Materials provided ▸
# violetdenim/c3dgs

Measured on AMD Instinct MI355X. Metric: raster views/sec fwd+bwd @1920x1080, higher is better.
Workload: dtype f32; 1 GPU; BASELINE.json configs[2]: synth-v1 3M Gaussians, SH deg 3, indexed-camera rasterizer (QAT inner loop), mark_visible+fwd+bwd, 1 view/step/GPU; gaussians=3000000, width=1920, height=1080, sh_codebook=304096, gaussian_codebook=754096, parallelism=replicas x1

## Files before the change

### c3dgs_amd/csrc/radix_sort.hip

```cpp
#include "common.hpp"
#include "scan_blocks.hpp"
#include <algorithm>
#include <cstdlib>
#include <type_traits>

namespace c3dgs {

constexpr int OS_RADIX = 256;
#ifndef C3DGS_OS_TILE32
#define C3DGS_OS_TILE32 12288
#endif
#ifndef C3DGS_OS_BLOCK32
#define C3DGS_OS_BLOCK32 512
#endif
constexpr int OS_TILE16 = 8192, OS_BLOCK16 = 1024;
template <class K> struct OsShape {
    static constexpr int TILE = sizeof(K) == 2 ? OS_TILE16 : C3DGS_OS_TILE32;
    static constexpr int BLOCK = sizeof(K) == 2 ? OS_BLOCK16 : C3DGS_OS_BLOCK32;
    static constexpr int IPT = TILE / BLOCK;
};
constexpr uint32_t OS_FLAG_AGG = 1u << 30, OS_FLAG_PRE = 2u << 30, OS_CNT_MASK = (1u << 30) - 1;
constexpr int OS_MAX_PASSES = 4;
#ifndef C3DGS_OS_SPIN_LIMIT
#define C3DGS_OS_SPIN_LIMIT (1u << 22)
#endif
constexpr uint32_t OS_SPIN_LIMIT = C3DGS_OS_SPIN_LIMIT;
__device__ uint32_t g_os_error;
#ifdef C3DGS_DIAG
__device__ unsigned long long g_os_times[64 * 8];
#endif
#ifdef C3DGS_OS_TIMING
#define OS_T(slot) if (tid == 0 && (bid & 3) == 0 && (bid >> 2) < 64) g_os_times[(bid >> 2) * 8 + (slot)] = __builtin_readcyclecounter();
#define OS_T_DRAIN() asm volatile("s_waitcnt vmcnt(0)");
#define OS_T_LOADS_DONE()                                                                                    \
    if (key[0] == (K)0x12345678 && val[OS_IPT - 1] == 0x87654321u) kout[0] = key[OS_IPT - 1];                \
    OS_T_DRAIN()
#else
#define OS_T(slot)
#define OS_T_DRAIN()
#define OS_T_LOADS_DONE()
#endif

struct OsPlan { int passes; int bits[OS_MAX_PASSES]; };

constexpr int OS_RADIX3 = 512, OS_BITS3 = 9, OS_BITS3_TOP = 32 - 3 * OS_BITS3;
static_assert(OS_RADIX3 == C3DGS_OS_BLOCK32, "one thread per digit in the biased depth sort's passes");
static_assert(OS_RADIX3 == (1 << DEPTH_SORT3_BITS) && 3 * OS_BITS3 == 27 && DEPTH_KEY_LIMIT3 == DEPTH_KEY_BIAS + (1u << 27) - 1u, "common.hpp's plan");
template <bool XF> __device__ __forceinline__ uint32_t os_digit_src(uint32_t k) { return XF ? depth_key_biased(k) : k; }

static OsPlan os_plan(int total_bits)
{
    OsPlan p;
    p.passes = (total_bits + 7) / 8;
    if (p.passes < 1) p.passes = 1;
    int left = total_bits < 1 ? 1 : total_bits;
    for (int i = 0; i < p.passes; i++) {
        const int b = (left + (p.passes - i) - 1) / (p.passes - i);
        p.bits[i] = b;
        left -= b;
    }
    return p;
}

template <class K> static size_t os_blocks(size_t n) { return (n + OsShape<K>::TILE - 1) / OsShape<K>::TILE; }
template <class K> constexpr bool os_table_driven() { return sizeof(K) == 2; }
template <class K> static size_t os_table_words(size_t n) { return os_table_driven<K>() ? os_blocks<K>(n) * OS_RADIX : 0; }
template <class K> static size_t os_lookback_words(size_t n, int passes)
{
    return os_table_driven<K>() ? 0 : (size_t)passes * os_blocks<K>(n) * OS_RADIX + 64;
}
template <class K> static size_t os_ctrl_bytes(size_t n, int passes)
{
    return align_up(((size_t)passes * OS_RADIX + os_lookback_words<K>(n, passes) + os_table_words<K>(n)) * sizeof(uint32_t));
}

constexpr int OS_HIST_BLOCK = 1024;
template <class K>
__device__ __forceinline__ void os_hist_body(const K* __restrict__ keys, size_t n, const OsPlan& plan, uint32_t* __restrict__ hist,
                                             unsigned block, unsigned nblocks)
{
    __shared__ uint32_t s_h[OS_MAX_PASSES][OS_RADIX];
    for (int q = threadIdx.x; q < OS_MAX_PASSES * OS_RADIX; q += OS_HIST_BLOCK) (&s_h[0][0])[q] = 0;
    __syncthreads();
    constexpr int VEC = 16 / sizeof(K);
    const size_t nvec = n / VEC;
    const uint4* k4 = reinterpret_cast<const uint4*>(keys);
    auto add = [&](uint32_t k) {
        int shift = 0;
        for (int p = 0; p < plan.passes; p++) {
            atomicAdd(&s_h[p][(k >> shift) & ((1u << plan.bits[p]) - 1u)], 1u);
            shift += plan.bits[p];
        }
    };
    auto add4 = [&](const uint4 v) {
        const uint32_t w[4] = { v.x, v.y, v.z, v.w };
#pragma unroll
        for (int e = 0; e < 4; e++) {
            if (sizeof(K) == 4) add(w[e]);
            else { add(w[e] & 0xffffu); add(w[e] >> 16); }
        }
    };
    const size_t stride = (size_t)nblocks * OS_HIST_BLOCK;
    size_t i = (size_t)block * OS_HIST_BLOCK + threadIdx.x;
    for (; i + 3 * stride < nvec; i += 4 * stride) {
        const uint4 v0 = k4[i], v1 = k4[i + stride], v2 = k4[i + 2 * stride], v3 = k4[i + 3 * stride];
        add4(v0); add4(v1); add4(v2); add4(v3);
    }
    for (; i < nvec; i += stride) add4(k4[i]);
    for (size_t j = nvec * VEC + (size_t)block * OS_HIST_BLOCK + threadIdx.x; j < n; j += stride) add((uint32_t)keys[j]);
    __syncthreads();
    for (int q = threadIdx.x; q < plan.passes * OS_RADIX; q += OS_HIST_BLOCK) {
        const uint32_t v = (&s_h[0][0])[q];
        if (v) atomicAdd(&hist[q], v);
    }
}

template <class K>
__global__ void __launch_bounds__(OS_HIST_BLOCK) os_hist_kernel(const K* __restrict__ keys, size_t n, OsPlan plan, uint32_t* __restrict__ hist)
{
    os_hist_body<K>(keys, n, plan, hist, blockIdx.x, gridDim.x);
}

static_assert(SCAN_BLOCKS_THREADS == OS_HIST_BLOCK, "one workgroup shape for both bodies");
__global__ void __launch_bounds__(OS_HIST_BLOCK)
os_hist_scan_kernel(const uint32_t* __restrict__ keys, size_t n, OsPlan plan, uint32_t* __restrict__ hist, int nb, uint32_t* __restrict__ base,
                    const uint32_t* __restrict__ sort_err, uint32_t* __restrict__ host_out, uint32_t host_seq)
{
    if (blockIdx.x == 0) scan_blocks_body(nb, base, sort_err, host_out, host_seq);
    else os_hist_body<uint32_t>(keys, n, plan, hist, blockIdx.x - 1, gridDim.x - 1);
}

__device__ __forceinline__ void os_hist3_body(const uint32_t* __restrict__ keys, size_t n, uint32_t* __restrict__ hist, uint32_t* __restrict__ maxw,
                                              uint32_t* __restrict__ done, uint32_t* __restrict__ host_max, uint32_t host_seq,
                                              unsigned block, unsigned nblocks)
{
    __shared__ uint32_t s_h[3][OS_RADIX3];
    __shared__ uint32_t s_max;
    for (int q = threadIdx.x; q < 3 * OS_RADIX3; q += OS_HIST_BLOCK) (&s_h[0][0])[q] = 0;
    if (threadIdx.x == 0) s_max = 0;
    __syncthreads();
    uint32_t mx = 0;
    auto add = [&](uint32_t k) {
        const uint32_t t = depth_key_biased(k);
        atomicAdd(&s_h[0][t & (OS_RADIX3 - 1)], 1u);
        atomicAdd(&s_h[1][(t >> OS_BITS3) & (OS_RADIX3 - 1)], 1u);
        atomicAdd(&s_h[2][(t >> (2 * OS_BITS3)) & (OS_RADIX3 - 1)], 1u);
        if (k != DEPTH_KEY_CULLED) mx = max(mx, k);
    };
    auto add4 = [&](const uint4 v) { add(v.x); add(v.y); add(v.z); add(v.w); };
    const size_t nvec = n / 4;
    const uint4* k4 = reinterpret_cast<const uint4*>(keys);
    const size_t stride = (size_t)nblocks * OS_HIST_BLOCK;
    size_t i = (size_t)block * OS_HIST_BLOCK + threadIdx.x;
    for (; i + 3 * stride < nvec; i += 4 * stride) {
        const uint4 v0 = k4[i], v1 = k4[i + stride], v2 = k4[i + 2 * stride], v3 = k4[i + 3 * stride];
        add4(v0); add4(v1); add4(v2); add4(v3);
    }
    for (; i < nvec; i += stride) add4(k4[i]);
    for (size_t j = nvec * 4 + (size_t)block * OS_HIST_BLOCK + threadIdx.x; j < n; j += stride) add(keys[j]);
#pragma unroll
    for (int o = 32; o > 0; o >>= 1) mx = max(mx, (uint32_t)__shfl_xor((int)mx, o));
    if ((threadIdx.x & 63) == 0 && mx) atomicMax(&s_max, mx);
    __syncthreads();
    for (int q = threadIdx.x; q < 3 * OS_RADIX3; q += OS_HIST_BLOCK) {
        const uint32_t v = (&s_h[0][0])[q];
        if (v) atomicAdd(&hist[q], v);
    }
    if (threadIdx.x == 0) {
        if (s_max) __hip_atomic_fetch_max(maxw, s_max, __ATOMIC_RELAXED, __HIP_MEMORY_SCOPE_AGENT);
        const uint32_t before = __hip_atomic_fetch_add(done, 1u, __ATOMIC_ACQ_REL, __HIP_MEMORY_SCOPE_AGENT);
        if (before == nblocks - 1 && host_max) {
            const uint32_t m = __hip_atomic_load(maxw, __ATOMIC_RELAXED, __HIP_MEMORY_SCOPE_AGENT);
            __hip_atomic_store(host_max, m, __ATOMIC_RELAXED, __HIP_MEMORY_SCOPE_SYSTEM);
            __hip_atomic_store(host_max + 1, host_seq, __ATOMIC_RELEASE, __HIP_MEMORY_SCOPE_SYSTEM);
        }
    }
}

__global__ void __launch_bounds__(OS_HIST_BLOCK)
os_hist3_scan_kernel(const uint32_t* __restrict__ keys, size_t n, uint32_t* __restrict__ hist, uint32_t* __restrict__ maxw, uint32_t* __restrict__ done,
                     uint32_t* __restrict__ host_max, int nb, uint32_t* __restrict__ base, const uint32_t* __restrict__ sort_err,
                     uint32_t* __restrict__ host_out, uint32_t host_seq)
{
    if (blockIdx.x == 0) scan_blocks_body(nb, base, sort_err, host_out, host_seq);
    else os_hist3_body(keys, n, hist, maxw, done, host_max, host_seq, blockIdx.x - 1, gridDim.x - 1);
}

__global__ void __launch_bounds__(OS_HIST_BLOCK) os_hist3_top_kernel(const uint32_t* __restrict__ keys, size_t n, uint32_t* __restrict__ hist)
{
    __shared__ uint32_t s_h[1 << OS_BITS3_TOP];
    if (threadIdx.x < (1 << OS_BITS3_TOP)) s_h[threadIdx.x] = 0;
    __syncthreads();
    const size_t stride = (size_t)gridDim.x * OS_HIST_BLOCK;
    const size_t rounds = (n + stride - 1) / stride;
    for (size_t r = 0; r < rounds; r++) {
        const size_t i = r * stride + (size_t)blockIdx.x * OS_HIST_BLOCK + threadIdx.x;
        const bool ok = i < n;
        const uint32_t d = ok ? depth_key_biased(keys[i]) >> (3 * OS_BITS3) : 0u;
        unsigned long long left = __ballot(ok);
        while (left) {
            const int leader = __ffsll((long long)left) - 1;
            const uint32_t dl = (uint32_t)__shfl((int)d, leader);
            const unsigned long long same = __ballot(ok && d == dl) & left;
            if ((int)(threadIdx.x & 63) == leader) atomicAdd(&s_h[dl], (uint32_t)__popcll(same));
            left &= ~same;
        }
    }
    __syncthreads();
    if (threadIdx.x < (1 << OS_BITS3_TOP) && s_h[threadIdx.x]) atomicAdd(&hist[threadIdx.x], s_h[threadIdx.x]);
}

__global__ void __launch_bounds__(1024) os_tile_hist_kernel(const uint16_t* __restrict__ keys, uint32_t n, int shift, int bits, uint32_t* __restrict__ table)
{
    constexpr int TILE = OsShape<uint16_t>::TILE;
    static_assert(TILE == 8 * 1024, "one 16-byte load of 8 keys per thread");
    __shared__ uint32_t s_h[OS_RADIX];
    if (threadIdx.x < OS_RADIX) s_h[threadIdx.x] = 0;
    __syncthreads();
    const uint32_t base = blockIdx.x * (uint32_t)TILE + threadIdx.x * 8u;
    const uint32_t mask = (1u << bits) - 1u;
    auto add = [&](uint32_t k) { atomicAdd(&s_h[(k >> shift) & mask], 1u); };
    if (base + 8 <= n && (reinterpret_cast<uintptr_t>(keys) & 15u) == 0) {
        const uint4 v = *reinterpret_cast<const uint4*>(keys + base);
        const uint32_t w[4] = { v.x, v.y, v.z, v.w };
#pragma unroll
        for (int e = 0; e < 4; e++) { add(w[e] & 0xffffu); add(w[e] >> 16); }
    } else {
        for (uint32_t i = base; i < min(base + 8u, n); i++) add((uint32_t)keys[i]);
    }
    __syncthreads();
    const int t = threadIdx.x;
    if (t < (1 << bits)) table[(size_t)t * gridDim.x + blockIdx.x] = s_h[t];
}

constexpr int OS_SCAN_V = 8;
__global__ void __launch_bounds__(256) os_table_scan_kernel(uint32_t* __restrict__ table, uint32_t blocks, uint32_t* __restrict__ hist)
{
    static_assert(OS_RADIX == 256, "one thread per histogram word");
    __shared__ uint32_t s_w[4];
    const int digit = (int)blockIdx.x;
    uint32_t* column = table + (size_t)digit * blocks;
    const int lane = threadIdx.x & 63, wave = threadIdx.x >> 6;
    if (digit == 0 && threadIdx.x >= gridDim.x) hist[threadIdx.x] = 0u;
    uint32_t carry = 0;
    for (uint32_t b0 = 0; b0 < blocks; b0 += 256 * OS_SCAN_V) {
        const uint32_t b = b0 + threadIdx.x * OS_SCAN_V;
        uint32_t c[OS_SCAN_V], mine = 0;
#pragma unroll
        for (int q = 0; q < OS_SCAN_V; q++) { c[q] = b + q < blocks ? column[b + q] : 0u; mine += c[q]; }
        uint32_t incl = mine;
#pragma unroll
        for (int o = 1; o < 64; o <<= 1) { const uint32_t t = __shfl_up(incl, o); if (lane >= o) incl += t; }
        __syncthreads();
        if (lane == 63) s_w[wave] = incl;
        __syncthreads();
        uint32_t run = carry + incl - mine;
        for (int w = 0; w < wave; w++) run += s_w[w];
#pragma unroll
        for (int q = 0; q < OS_SCAN_V; q++) { if (b + q < blocks) column[b + q] = run; run += c[q]; }
        carry += s_w[0] + s_w[1] + s_w[2] + s_w[3];
    }
    if (threadIdx.x == 0) hist[digit] = carry;
}
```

Activity ▸
Since only the total is wanted, work out how many lines of the data above contain "lane" and state it alone.

Solution to this exercise ▸
3